NXPによるFreescale買収など、マイコン半導体ベンダーの動きが激しい2015年末ですが、唯一ともいえる日の丸半導体、ルネサスエレクトロニクスの筆頭株主の産業革新機構が、保有するルネサス株式の一部売却の検討に入ったというニュースが、11月21日報道されました。

売却先候補は、トヨタやパナソニックなどの日本企業と、ドイツ)インフィニオンなどが挙がっています。

日本企業がルネサスを保持したい理由は、自動車向けの需要や、相対的に弱体化した日本エレクトロニクス業界の現状が背景にあると思います。もちろん、日本人開発者にとっても、日本語環境や日本語コミュニティが提供されるルネサスマイコンは貴重な存在です。

今後の機構の動きは、要注意ですね。因みにルネサスのSynergy詳細が明らかになりました。
記事によると、“既存ファミリ「RX」「RZ」「RL」は長い成功の歴史があり、今後のロードマップが決定しており、顧客に長期サポートを約束しているので、ロードマップ変更ができない”、そこで、新たなCortex-M系を用いたSynergyが米国で開発されたようです。

つまり、「RX」「RZ」「RL」が既存国内資産継承と車載向け、「Synergy」が半導体業界の“Apple”目標のUS発新設計基盤でIoT向けのようです。
だとすると、この2つでルネサスを分割するシナリオが、最もありそうだ、と思いますが…?

マイコンは、「ARMとそれ以外」にコアが別れ、「車載とIoT」でマーケットが決まりつつあります。
自動車産業と同様、国レベルで保護や競争がある半導体業界のM&Aは、予測の域を超えています。
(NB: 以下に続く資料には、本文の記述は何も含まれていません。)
template <int ACT, bool SAT>
__global__ __launch_bounds__(256, 3) void conv_pool16_kernel(const ConvArgs a)
{
    constexpr int C = 16, NM = 2, KS = 3, N = 16 * NM;
    constexpr int BUFB = P16_PLANEB;
    constexpr bool LUT = ACT == MI355_ACT_LEAKY && !SAT;
    constexpr bool INTRQ = LUT || ACT == MI355_ACT_RELU6;
    __shared__ __attribute__((aligned(16))) char img[2 * BUFB];
    __shared__ __attribute__((aligned(16))) uint8_t lut[LUT ? LUTQ_N : 16];
    __shared__ __attribute__((aligned(16))) int ldsCB[N], ldsHI[N], ldsLO[N], ldsM0[N], ldsSH[N], ldsDZ[N];
    __shared__ __attribute__((aligned(16))) double ldsMP[INTRQ ? 2 : N];

    const int tid = threadIdx.x;
    const int lane = tid & 63;
    const int wave = __builtin_amdgcn_readfirstlane(tid >> 6);
    const int pc = lane & 15, g = lane >> 4;
    const int W1 = a.W + 1;
    const int OH = a.H >> 1, OW = a.W >> 1;
    const int tiles_x = (OW + 15) >> 4, tiles_y = (OH + 7) >> 3, tpi = tiles_x * tiles_y;
    const int ntiles = a.B * tpi;
    const unsigned lds0 = (unsigned)(size_t)(__attribute__((address_space(3))) char *)img;

    int relc[3];
#pragma unroll
    for (int i = 0; i < 3; ++i) {
        const int q = 64 * (wave + 4 * i) + lane;
        const int r = min(q / P16_PITCH, 17), sl = q % P16_PITCH;
        const int half = sl >= P16_HC ? 1 : 0, ci = min(2 * (sl - P16_HC * half) + half, 33);
        relc[i] = r * W1 + ci;
    }
    const int maxcell = a.in_cells - 1;
    auto issue_tile = [&](unsigned org, int buf) {
#pragma unroll
        for (int i = 0; i < 3; ++i) {
            const int f = min(max((int)org + relc[i], 0), maxcell);
            const unsigned voff = (unsigned)f * (unsigned)C;
            const unsigned d = lds0 + (unsigned)buf * BUFB + (unsigned)(wave + 4 * i) * 1024u;
            P16_DMA(d, a.x, voff);
        }
    };

    const bool xcd_walk = (gridDim.x & 7) == 0 && !(a.debug & 2048);
    const int per_x = xcd_walk ? (ntiles + 7) >> 3 : ntiles;
    const int tstride = xcd_walk ? (int)(gridDim.x >> 3) : (int)gridDim.x;
    const int tbase_x = xcd_walk ? (int)(blockIdx.x & 7) * per_x : 0;
    const int tend = min(tbase_x + per_x, ntiles);
    const int tile0 = tbase_x + (xcd_walk ? (int)(blockIdx.x >> 3) : (int)blockIdx.x);
    unsigned T_in, T_out, T_fl;
    int nt;
    {
        const int t = tile0 + lane * tstride;
        nt = __builtin_popcountll(__builtin_amdgcn_ballot_w64(t < tend));
        const int tc = min(t, ntiles - 1);
        const int b = fd_div(tc, a.fd_hw);
        const int r = tc - b * tpi;
        const int ty = fd_div(r, a.fd_w), tx = r - ty * tiles_x;
        T_in = (unsigned)(a.in_lead + (b * (a.H + 1) + 16 * ty) * W1 + 32 * tx - 1);
        T_out = (unsigned)(a.pool_lead + (b * (OH + 1) + 8 * ty + 1) * (OW + 1) + 16 * tx) * (unsigned)a.pool_cs;
        const bool tall = 16 * tx + 16 <= OW && 8 * ty + 8 <= OH;
        T_fl = (tall ? 2u : 0u) | ((unsigned)tx << 2) | ((unsigned)ty << 12);
    }
    auto tile_word = [&](unsigned v, int k) { return (unsigned)__builtin_amdgcn_readlane((int)v, k); };

    if (nt > 0) issue_tile(tile_word(T_in, 0), 0);

    const bool ept_ok = a.ept != nullptr && a.ept->key == ept_key(ACT, a.zp_act);
    const uint32_t eflags = ept_ok ? a.ept->flags : (EPT_NEVER | EPT_NOINT);
    const bool pow2 = a.hdr->pow2 == 1;
    const bool fast = ept_ok && pow2 && !(eflags & EPT_NEVER) && (!INTRQ || !(eflags & EPT_NOINT));
    if (tid < N) {
        int cbv = a.cwb[tid], hiv = 0, lov = 0, m0v = 0, shv = 0;
        if (ept_ok) {
            const EptEntry e = reinterpret_cast<const EptEntry *>(a.ept + 1)[tid];
            cbv = e.cbl; hiv = (int)e.rg; lov = e.lb; m0v = e.m0; shv = e.sh;
        }
        ldsCB[tid] = cbv; ldsHI[tid] = hiv; ldsLO[tid] = lov; ldsM0[tid] = m0v; ldsSH[tid] = shv;
        ldsDZ[tid] = a.dzp[tid];
        if (!INTRQ) ldsMP[tid] = a.mprime[tid];
    }
    if constexpr (LUT) {
        if (ept_ok) {
            const uint32_t *src = reinterpret_cast<const uint32_t *>(reinterpret_cast<const EptEntry *>(a.ept + 1) + a.hdr->mpad);
#pragma unroll
            for (int k = 0; k < LUTQ_N / 4 / 256; ++k) reinterpret_cast<uint32_t *>(lut)[tid + 256 * k] = src[tid + 256 * k];
        }
    }
    v4i wa[NM][KS], ones[KS];
    int tapk[KS];
#pragma unroll
    for (int ks = 0; ks < KS; ++ks) {
        const int t = 4 * ks + g;
        tapk[ks] = t > 8 ? 8 : t;
        const int o = t <= 8 ? 0x01010101 : 0;
        ones[ks] = v4i{o, o, o, o};
#pragma unroll
        for (int mt = 0; mt < NM; ++mt)
            wa[mt][ks] = *reinterpret_cast<const v4i *>(a.wp + ((size_t)(mt * KS + ks) * 1024) + g * 256 + pc * 16);
    }

    unsigned baddr[KS][2];
#pragma unroll
    for (int ks = 0; ks < KS; ++ks) {
        const int dy = tapk[ks] / 3, dx = tapk[ks] - 3 * dy;
#pragma unroll
        for (int jx = 0; jx < 2; ++jx) {
            const int e = jx + dx;
            baddr[ks][jx] = (unsigned)(((4 * wave + dy) * P16_PITCH + pc + (e & 1) * P16_HC + (e >> 1)) * 16);
        }
    }

    const unsigned rowpitch = (unsigned)(OW + 1) * (unsigned)a.pool_cs;
    unsigned d_out = 0;
#ifndef MI355_NARROW_STORES
    const unsigned st_off = (unsigned)(2 * wave + (g >> 1)) * rowpitch + (unsigned)pc * (unsigned)a.pool_cs + 16u * (unsigned)(g & 1);
    uint32_t dpk[2][NM];
    v4i dq = v4i{0, 0, 0, 0};
    bool dvalid = false;
    auto transpose_dpk = [&]() {
        const auto p01 = __builtin_amdgcn_permlane16_swap(dpk[0][0], dpk[0][1], false, false);
        const auto p23 = __builtin_amdgcn_permlane16_swap(dpk[1][0], dpk[1][1], false, false);
        const auto q02 = __builtin_amdgcn_permlane32_swap(p01[0], p23[0], false, false);
        const auto q13 = __builtin_amdgcn_permlane32_swap(p01[1], p23[1], false, false);
        dq = v4i{(int)q02[0], (int)q13[0], (int)q02[1], (int)q13[1]};
    };
    auto flush_stores = [&]() {
        if (dvalid) {
            const uint64_t rp = reinterpret_cast<uint64_t>(a.ypool) + (uint64_t)d_out;
            const uint64_t rs = ((uint64_t)(uint32_t)__builtin_amdgcn_readfirstlane((int)(rp >> 32)) << 32) | (uint32_t)__builtin_amdgcn_readfirstlane((int)(uint32_t)rp);
            asm volatile("global_store_dwordx4 %0, %1, %2\n\ts_nop 1" ::"v"(st_off), "v"(dq), "s"(rs) : "memory");
        }
    };
#else
    unsigned st_off[2];
#pragma unroll
    for (int s = 0; s < 2; ++s) st_off[s] = (unsigned)(2 * wave + s) * rowpitch + (unsigned)pc * (unsigned)a.pool_cs + 4u * g;
    uint32_t dpk[2][NM];
    bool dvalid[2] = {false, false};
    auto store_patch = [&](unsigned patch_off, unsigned off, uint32_t data, auto mt_c) {
        constexpr int MT = decltype(mt_c)::value;
        const uint64_t rp = reinterpret_cast<uint64_t>(a.ypool) + (uint64_t)patch_off;
        const uint64_t rs = ((uint64_t)(uint32_t)__builtin_amdgcn_readfirstlane((int)(rp >> 32)) << 32) | (uint32_t)__builtin_amdgcn_readfirstlane((int)(uint32_t)rp);
        asm volatile("global_store_dword %0, %1, %2 offset:%3" ::"v"(off), "v"(data), "s"(rs), "n"(16 * MT) : "memory");
    };
    auto flush_stores = [&]() {
#pragma unroll
        for (int s = 0; s < 2; ++s)
            if (dvalid[s]) {
                store_patch(d_out, st_off[s], dpk[s][0], std::integral_constant<int, 0>{});
                store_patch(d_out, st_off[s], dpk[s][1], std::integral_constant<int, 1>{});
            }
    };
#endif

    unsigned fl_cur = tile_word(T_fl, 0);
    int buf = 0;
    for (int k = 0; k < nt; ++k, buf ^= 1) {
        asm volatile("s_waitcnt vmcnt(0)" ::: "memory");
        __syncthreads();
        const bool more = k + 1 < nt;
        unsigned fl_nxt = 0;
        if (more) {
            fl_nxt = tile_word(T_fl, k + 1);
            issue_tile(tile_word(T_in, k + 1), buf ^ 1);
        }
        flush_stores();
        const char *const ibp = img + (size_t)buf * BUFB;
        uint32_t margin = 0xFFFFFFFFu;
        auto load_b = [&](int s, v4i (&bf)[KS][4]) {
#pragma unroll
            for (int ks = 0; ks < KS; ++ks)
#pragma unroll
                for (int j = 0; j < 4; ++j)
                    bf[ks][j] = *reinterpret_cast<const v4i *>(ibp + baddr[ks][j & 1] + (unsigned)((2 * s + (j >> 1)) * P16_PITCH * 16));
        };
        auto chain_ones = [&](const v4i (&bf)[KS][4], v4i (&sxa)[4]) {
            __builtin_amdgcn_s_setprio(3);
#pragma unroll
            for (int j = 0; j < 4; ++j) sxa[j] = v4i{0, 0, 0, 0};
#pragma unroll
            for (int ks = 0; ks < KS; ++ks)
#pragma unroll
                for (int j = 0; j < 4; ++j) sxa[j] = __builtin_amdgcn_mfma_i32_16x16x64_i8(ones[ks], bf[ks][j], sxa[j], 0, 0, 0);
            __builtin_amdgcn_s_setprio(0);
        };
        auto chain_mt = [&](int mt, const v4i (&bf)[KS][4], const v4i &cb, v4i (&acc)[4]) {
            __builtin_amdgcn_s_setprio(3);
#pragma unroll
            for (int j = 0; j < 4; ++j) acc[j] = __builtin_amdgcn_mfma_i32_16x16x64_i8(wa[mt][0], bf[0][j], cb, 0, 0, 0);
#pragma unroll
            for (int ks = 1; ks < KS; ++ks)
#pragma unroll
                for (int j = 0; j < 4; ++j) acc[j] = __builtin_amdgcn_mfma_i32_16x16x64_i8(wa[mt][ks], bf[ks][j], acc[j], 0, 0, 0);
            __builtin_amdgcn_s_setprio(0);
        };
        auto correct = [&](v4i (&acc)[4], const v4i &dz, const v4i (&sxa)[4]) {
#pragma unroll
            for (int j = 0; j < 4; ++j)
#pragma unroll
                for (int r = 0; r < 4; ++r) acc[j][r] += __mul24(dz[r], sxa[j][0]);
        };
        if (fast) {
            v4i bf[KS][4], sxa[4];
            uint32_t bt[2][4];
            load_b(0, bf);
            v4i cb = *reinterpret_cast<const v4i *>(ldsCB + 4 * g);
#pragma unroll
            for (int q = 0; q < 4; ++q) {
                const int s = q >> 1, mt = q & 1, c0 = 16 * mt + 4 * g;
                if (mt == 0) chain_ones(bf, sxa);
                v4i acc[4];
                chain_mt(mt, bf, cb, acc);
                const v4i dz = *reinterpret_cast<const v4i *>(ldsDZ + c0);
                const v4i hi = *reinterpret_cast<const v4i *>(ldsHI + c0);
                const v4i lo = *reinterpret_cast<const v4i *>(ldsLO + c0);
                v4i m0 = v4i{0, 0, 0, 0}, sh = v4i{0, 0, 0, 0};
                if constexpr (INTRQ) {
                    m0 = *reinterpret_cast<const v4i *>(ldsM0 + c0);
                    sh = *reinterpret_cast<const v4i *>(ldsSH + c0);
                }
                if (q < 3) cb = *reinterpret_cast<const v4i *>(ldsCB + (16 * (mt ^ 1) + 4 * g));
                __builtin_amdgcn_sched_barrier(0);
                if constexpr (LUT) {
                    if (q > 0) {
                        const uint32_t pk = pack4_bytes(bt[(q - 1) & 1][0], bt[(q - 1) & 1][1], bt[(q - 1) & 1][2], bt[(q - 1) & 1][3]);
                        dpk[(q - 1) >> 1][(q - 1) & 1] = pk;
                    }
                }
                correct(acc, dz, sxa);
                uint32_t umax[4];
#pragma unroll
                for (int r = 0; r < 4; ++r) {
                    umax[r] = max(max((uint32_t)acc[0][r], (uint32_t)acc[1][r]), max((uint32_t)acc[2][r], (uint32_t)acc[3][r]));
                    margin = min(margin, __builtin_elementwise_sub_sat((uint32_t)hi[r], umax[r]));
                }
                if constexpr (INTRQ) {
                    int32_t f[4];
#pragma unroll
                    for (int r = 0; r < 4; ++r) f[r] = __mulhi((int32_t)(umax[r] + (uint32_t)lo[r]), m0[r]) >> sh[r];
                    if constexpr (LUT) {
#pragma unroll
                        for (int r = 0; r < 4; ++r) bt[q & 1][r] = lut[lutq_index(f[r])];
                    } else {
                        int32_t v[4];
#pragma unroll
                        for (int r = 0; r < 4; ++r) {
                            v[r] = a.zp_act + max(f[r], 0);
                            if (SAT) v[r] = min(v[r], 255);
                        }
                        dpk[s][mt] = pack4_biased(v[0], v[1], v[2], v[3]);
                    }
                } else {
                    int32_t amax[4][1], v1[4][1];
                    double mp4[4];
#pragma unroll
                    for (int r = 0; r < 4; ++r) {
                        amax[r][0] = (int32_t)(umax[r] + (uint32_t)lo[r]);
                        mp4[r] = ldsMP[c0 + r];
                    }
                    requant_values<ACT, SAT, 1>(amax, mp4, a.zp_act, v1);
                    dpk[s][mt] = pack4_biased(v1[0][0], v1[1][0], v1[2][0], v1[3][0]);
                }
                if (q == 1) load_b(1, bf);
                __builtin_amdgcn_sched_barrier(0);
            }
            if constexpr (LUT) dpk[1][1] = pack4_bytes(bt[1][0], bt[1][1], bt[1][2], bt[1][3]);
        }
        if (!fast || __builtin_amdgcn_ballot_w64(margin == 0u) != 0) {
#pragma unroll 1
            for (int s = 0; s < 2; ++s) {
                v4i bf[KS][4], sxa[4];
                load_b(s, bf);
                chain_ones(bf, sxa);
#pragma unroll
                for (int mt = 0; mt < NM; ++mt) {
                    const int c0 = 16 * mt + 4 * g;
                    v4i acc[4];
                    chain_mt(mt, bf, *reinterpret_cast<const v4i *>(ldsCB + c0), acc);
                    correct(acc, *reinterpret_cast<const v4i *>(ldsDZ + c0), sxa);
                    const v4i lo = *reinterpret_cast<const v4i *>(ldsLO + c0);
                    double mpr[4];
#pragma unroll
                    for (int r = 0; r < 4; ++r) mpr[r] = a.mprime[c0 + r];
                    const uint32_t packed = first_pool_exact_path<ACT, SAT>(acc, lo, mpr, a.mval + c0, a.sval + c0, a.zp_act, pow2);
                    if (s == 0) dpk[0][mt] = packed; else dpk[1][mt] = packed;
                }
            }
        }
        d_out = tile_word(T_out, k);
        {
            const int tx = (int)((fl_cur >> 2) & 1023u), ty = (int)((fl_cur >> 12) & 1023u);
            const bool all = (fl_cur & 2u) != 0;
            const bool colvalid = all || 16 * tx + pc < OW;
#ifndef MI355_NARROW_STORES
            transpose_dpk();
            dvalid = colvalid && (all || 8 * ty + 2 * wave + (g >> 1) < OH);
#else
            dvalid[0] = colvalid && (all || 8 * ty + 2 * wave < OH);
            dvalid[1] = colvalid && (all || 8 * ty + 2 * wave + 1 < OH);
#endif
        }
        fl_cur = fl_nxt;
    }
    flush_stores();
}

しかし、状況がどう変わっても「開発者が生き残れる技術蓄積は必須」です。

シンプルな弊社マイコンテンプレートも、その1つになればと願っております。

CS+ for CC V3.02.00へのリビジョンアップトラブル

ルネサスツールニュース2015年10月16日号でCS+のリビジョンアップが発表されました。
CS+ for CA, CXは、問題なくリビジョンアップできますが、お使いのセキュリティソフトによってはCS+ for CCは、再インストールの可能性があります。

リビジョンアップ方法

リビジョンアップ内容は、Windows 10サポートや付属ツールの機能追加などです。アップデートは、アップデートマネジャの起動で行います。CS+ for CA, CXまたはCCのアップデートマネジャでダウンロードとインストールを実行すると、現状のCS+バージョンが最新版へリビジョンアップされます。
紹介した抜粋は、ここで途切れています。